*AVAILABLE RECORDS:*

template <int EPI, int IH, int JH>
__device__ __forceinline__ void epi_prefetch(const md_gemm_args& p, const PPPlan& w, const EpiTile& et, u32x4 (&pre)[5],
                                             const EpiLane& el) {
    const unsigned ld = EPI == PP_E_RES ? (unsigned)p.ldr : (unsigned)p.ldaux;
    const int mlast = w.M - 1 - et.m0;
    const int nlast = ((w.N - 1) & ~7) - et.n0;
    int rq, cq;
    el.quad_coords(rq, cq);
    const int c = cq + JH * 128;
    const unsigned coff = (unsigned)(c < nlast ? c : nlast);
#pragma unroll
// ... 168 lines not shown
template <int AKC, int BKC, int EPI>
__global__ __launch_bounds__(512) void gemm_bf16_pp_kernel(md_gemm_args p, PPPlan w) {
    __shared__ __attribute__((aligned(1024))) unsigned char smem[2 * B_REGION];
    const int tid = threadIdx.x, lane = tid & 63;
    const int wave = __builtin_amdgcn_readfirstlane(tid >> 6);
    const int wr = wave >> 2, wc = wave & 3;

    constexpr bool TAILABLE = EPI != PP_E_F32;
    int w_first, w_stride, w_count;
    {
        const int G = gridDim.x, x = blockIdx.x & 7, j = blockIdx.x >> 3;
        const int body = (TAILABLE && w.tail_units) ? w.tail_first : w.total;
        const int q = body >> 3, r = body & 7;
        const int lo = x < r ? x * (q + 1) : r * (q + 1) + (x - r) * q;
        const int cnt = q + (x < r ? 1 : 0);
        w_stride = (G - x + 7) >> 3;
        w_first = lo + j;
        w_count = j < cnt ? (int)((unsigned)(cnt - j + w_stride - 1) / (unsigned)w_stride) : 0;
    }
    const int tail_n = (TAILABLE && (int)blockIdx.x < w.tail_units) ? w_count : -1;
    if (w_count == 0 && tail_n < 0) return;
    long long* const tl = p.timeline ? static_cast<long long*>(p.timeline) + (size_t)blockIdx.x * 16 : nullptr;
    if (tl && tid == 0) { tl[0] = clock64(); tl[1] = wall_clock64(); }
    const int half_iters = w_count * (w.nk >> 1) + (tail_n >= 0 ? (w.tail_nk >> 1) : 0);

    const unsigned lds0 = (unsigned)(uintptr_t)(lds_void_t*)smem;
    unsigned adA[4], adB[4];
    frag_addrs<AKC>(adA, lds0, wr * 64, lane);
    frag_addrs<BKC>(adB, lds0 + B_REGION, wc * 32, lane);
    constexpr bool GROUPABLE = !AKC && !BKC && EPI == PP_E_F32;
    int64_t a_kstep = AKC ? (int64_t)BKT * 2 : (int64_t)BKT * w.lda * 2;
    int64_t b_kstep = BKC ? (int64_t)BKT * 2 : (int64_t)BKT * w.ldb * 2;
    const EpiLane el = {lane, wr * 64, wc * 32};

    int s_n = 0, s_kt = 0;
    bool s_live = true;
    const char *sA = nullptr, *sB = nullptr;
    unsigned aofs[2][2], bofs[2][2];
    int s_m0 = 0, s_n0 = 0, s_li = 0, s_seg_kt = 0;
    auto stager_segment = [&](int li) {
        const bf16* Ab = reinterpret_cast<const bf16*>(p.A_list[li]);
        const bf16* Bb = reinterpret_cast<const bf16*>(p.B_list[li]);
        sA = reinterpret_cast<const char*>(AKC ? Ab + (int64_t)s_m0 * w.lda : Ab + s_m0);
        sB = reinterpret_cast<const char*>(BKC ? Bb + (int64_t)s_n0 * w.ldb : Bb + s_n0);
        s_seg_kt = w.nk_seg;
    };
    auto stager_open = [&](int n) {
        int m0, n0, batch, split;
        if (GROUPABLE && w.nprob) {
            int q;
            work_decode_grouped(w, w_first + n * w_stride, q, m0, n0, split);
            const PPProblem& pr = w.prob[q];
            stage_offsets<AKC>(aofs, m0, pr.M, pr.lda, wave, lane);
            stage_offsets<BKC>(bofs, n0, pr.N, pr.ldb, wave, lane);
            a_kstep = (int64_t)BKT * pr.lda * 2;
            b_kstep = (int64_t)BKT * pr.ldb * 2;
            const int64_t kb = (int64_t)split * w.kspan;
            sA = reinterpret_cast<const char*>(reinterpret_cast<const bf16*>(pr.A) + kb * pr.lda + m0);
            sB = reinterpret_cast<const char*>(reinterpret_cast<const bf16*>(pr.B) + kb * pr.ldb + n0);
            return;
        }
        int item = w_first + n * w_stride, ksub = 0;
        if (TAILABLE && n == tail_n) {
            const unsigned u = blockIdx.x, t = u / (unsigned)w.tail_split;
            item = w.tail_first + (int)t;
            ksub = (int)(u - t * (unsigned)w.tail_split) * w.tail_nk * BKT;
        }
        work_decode(w, item, m0, n0, batch, split);
        stage_offsets<AKC>(aofs, m0, w.M, w.lda, wave, lane);
        stage_offsets<BKC>(bofs, n0, w.N, w.ldb, wave, lane);
        if (EPI == PP_E_F32 && p.A_list) {
            s_m0 = m0;
            s_n0 = n0;
            s_li = __builtin_amdgcn_readfirstlane((batch * w.ksplit + split) * w.nseg);
            stager_segment(s_li);
            return;
        }
        const int64_t kbeg = (int64_t)split * w.kspan + ksub;
        const bf16* Ab = reinterpret_cast<const bf16*>(p.A) + (int64_t)batch * p.sA;
        const bf16* Bb = reinterpret_cast<const bf16*>(p.B) + (int64_t)batch * p.sB;
        sA = reinterpret_cast<const char*>(AKC ? Ab + (int64_t)m0 * w.lda + kbeg : Ab + kbeg * w.lda + m0);
        sB = reinterpret_cast<const char*>(BKC ? Bb + (int64_t)n0 * w.ldb + kbeg : Bb + kbeg * w.ldb + n0);
    };
    auto stager_advance = [&]() {
        sA += a_kstep;
        sB += b_kstep;
        if (++s_kt == ((TAILABLE && s_n == tail_n) ? w.tail_nk : w.nk)) {
            s_kt = 0;
            if (++s_n < w_count + (tail_n >= 0 ? 1 : 0)) stager_open(s_n);
            else s_live = false;
        } else if (EPI == PP_E_F32 && p.A_list && --s_seg_kt == 0) {
            stager_segment(++s_li);
        }
    };
#define PP_STAGE(KIND, BUF)                                                                                             \
    do {                                                                                                                \
        if (s_live) {                                                                                                   \
            if (KIND == 0) stage_half(sA, aofs[0], smem + (BUF) * 32768, wave);                                         \
            else if (KIND == 1) stage_half(sB, bofs[0], smem + B_REGION + (BUF) * 32768, wave);                         \
            else if (KIND == 2) stage_half(sB, bofs[1], smem + B_REGION + (BUF) * 32768 + HT, wave);                    \
            else { stage_half(sA, aofs[1], smem + (BUF) * 32768 + HT, wave); stager_advance(); }                        \
        }                                                                                                               \
    } while (0)

    int c_n = 0, c_kt = 0;
    bool epi_pending = false;
    int pf_after = 0;
    EpiTile et = {0, 0, 0, 0, 0, 0, 0, 0, false, nullptr, nullptr, nullptr, nullptr};
    const f32x16 zero16 = {0.f, 0.f, 0.f, 0.f, 0.f, 0.f, 0.f, 0.f, 0.f, 0.f, 0.f, 0.f, 0.f, 0.f, 0.f, 0.f};
    constexpr bool PLAIN_ONLY = EPI == PP_E_RES || pp_is_dact(EPI);
    const int npf = epi_prefetch_count<EPI>(p);
    const bool has_ops = npf > 0;
    u32x4 pre[5];
#pragma unroll
    for (int x = 0; x < 5; ++x) pre[x] = u32x4{0u, 0u, 0u, 0u};

    f32x16 acc[4][2];
#pragma unroll
    for (int q = 0; q < 4; ++q)
#pragma unroll
        for (int i = 0; i < 2; ++i)
#pragma unroll
            for (int r = 0; r < 16; ++r) acc[q][i][r] = 0.f;
    Frag<AKC> fa[2][4];
    Frag<BKC> fb0[4], fb1[4];

    stager_open(0);
    PP_STAGE(0, 0); PP_STAGE(1, 0); PP_STAGE(2, 0); PP_STAGE(3, 0);
// ... 58 lines not shown
#define PP_RAW_WAIT(EPI_PHASE)                                                                                          \
    do {                                                                                                                \
        if (!((EPI_PHASE) && has_ops && epi_was)) {                                                                     \
            if (!s_live) PP_VMCNT(0);                                                                                   \
            else PP_VMCNT(8);                                                                                           \
        }                                                                                                               \
    } while (0)
#define PP_PIN_NONE() do { } while (0)
#define PP_COMPUTE(Q, FB, PINS, FRESH)                                                                                       \
    do {                                                                                                                \
        __builtin_amdgcn_s_barrier();                                                                                   \
        asm volatile("s_waitcnt lgkmcnt(0)" ::: "memory");                                                              \
        PINS;                                                                                                           \
        __builtin_amdgcn_sched_barrier(0);                                                                              \
        __builtin_amdgcn_s_setprio(1);                                                                                  \
        PP_MFMA(Q, FB, FRESH);                                                                                          \
        __builtin_amdgcn_s_setprio(0);                                                                                  \
        __builtin_amdgcn_sched_barrier(0);                                                                              \
        __builtin_amdgcn_s_barrier();                                                                                   \
    } while (0)

    for (int it = 0; it < half_iters; ++it) {
        const bool tail_item = TAILABLE && c_n == tail_n;
        const bool last_pair = (c_kt + 2 == (tail_item ? w.tail_nk : w.nk));
        int kx32 = 32;
        asm volatile("" : "+s"(kx32));
        bool epi_was;
        epi_was = epi_pending;
        PP_EPI(0, 0, 0, 0, 1, true);
        PP_READ_B(fb0, 0, 0); PP_READ_A(0, 0);
        PP_STAGE(2, 1); if (s_live) pf_after = 2;
        PP_RAW_WAIT(true);
        PP_COMPUTE(0, fb0, PP_PIN_B(fb0); PP_PIN_A(), epi_was);
        epi_was = epi_pending;
        PP_EPI(0, 1, 1, 1, 1, true);
        PP_READ_B(fb1, 0, 1);
        { const bool live = s_live; PP_STAGE(3, 1); if (live) pf_after = 2; }
        PP_RAW_WAIT(true);
        PP_COMPUTE(1, fb1, PP_PIN_B(fb1), epi_was);
        epi_was = epi_pending;
        PP_EPI(1, 1, 3, 1, 0, true);
        PP_READ_A(0, 1);
        PP_STAGE(0, 0); if (s_live) pf_after = 2;
        PP_RAW_WAIT(true);
        PP_COMPUTE(3, fb1, PP_PIN_A(), epi_was);
        epi_was = epi_pending;
        PP_EPI(1, 0, 2, 0, 0, false);
// ... 20 lines not shown
            } else {
                work_decode(w, w_first + c_n * w_stride, et.m0, et.n0, et.batch, et.split);
            }
            epi_open<EPI, GROUPABLE>(p, w, et);
            if (has_ops) epi_prefetch<EPI, 0, 0>(p, w, et, pre, el);
        }
        {
            const bool live = s_live;
            PP_STAGE(1, 1);
            pf_after = live ? 2 : 0;
            if (last_pair && has_ops && !tail_item) {
                if (!live) PP_VMCNT(0);
                else if (npf == 5) PP_VMCNT(13);
                else PP_VMCNT(12);
            } else {
                if (live) PP_VMCNT(8); else PP_VMCNT(0);
            }
        }
        PP_COMPUTE(2, fb0, PP_PIN_NONE(), false);
        c_kt += 2;
        if (last_pair) {
            if (tl && tid == 0 && c_n < 8) tl[3 + c_n] = clock64();
            c_kt = 0; ++c_n; epi_pending = true;
        }
    }
    if (wr == 0) __builtin_amdgcn_s_barrier();
    PP_VMCNT(0);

*WORK INSTRUCTION:* Write out exactly the lines above from the line with "bool s_live = true;" through the line with "const bf16* Ab = reinterpret_cast<const bf16*>(p.A_list[li]);", both of them included, and leave out all other lines.

*REPLY TO THE TASK:*
    bool s_live = true;
    const char *sA = nullptr, *sB = nullptr;
    unsigned aofs[2][2], bofs[2][2];
    int s_m0 = 0, s_n0 = 0, s_li = 0, s_seg_kt = 0;
    auto stager_segment = [&](int li) {
        const bf16* Ab = reinterpret_cast<const bf16*>(p.A_list[li]);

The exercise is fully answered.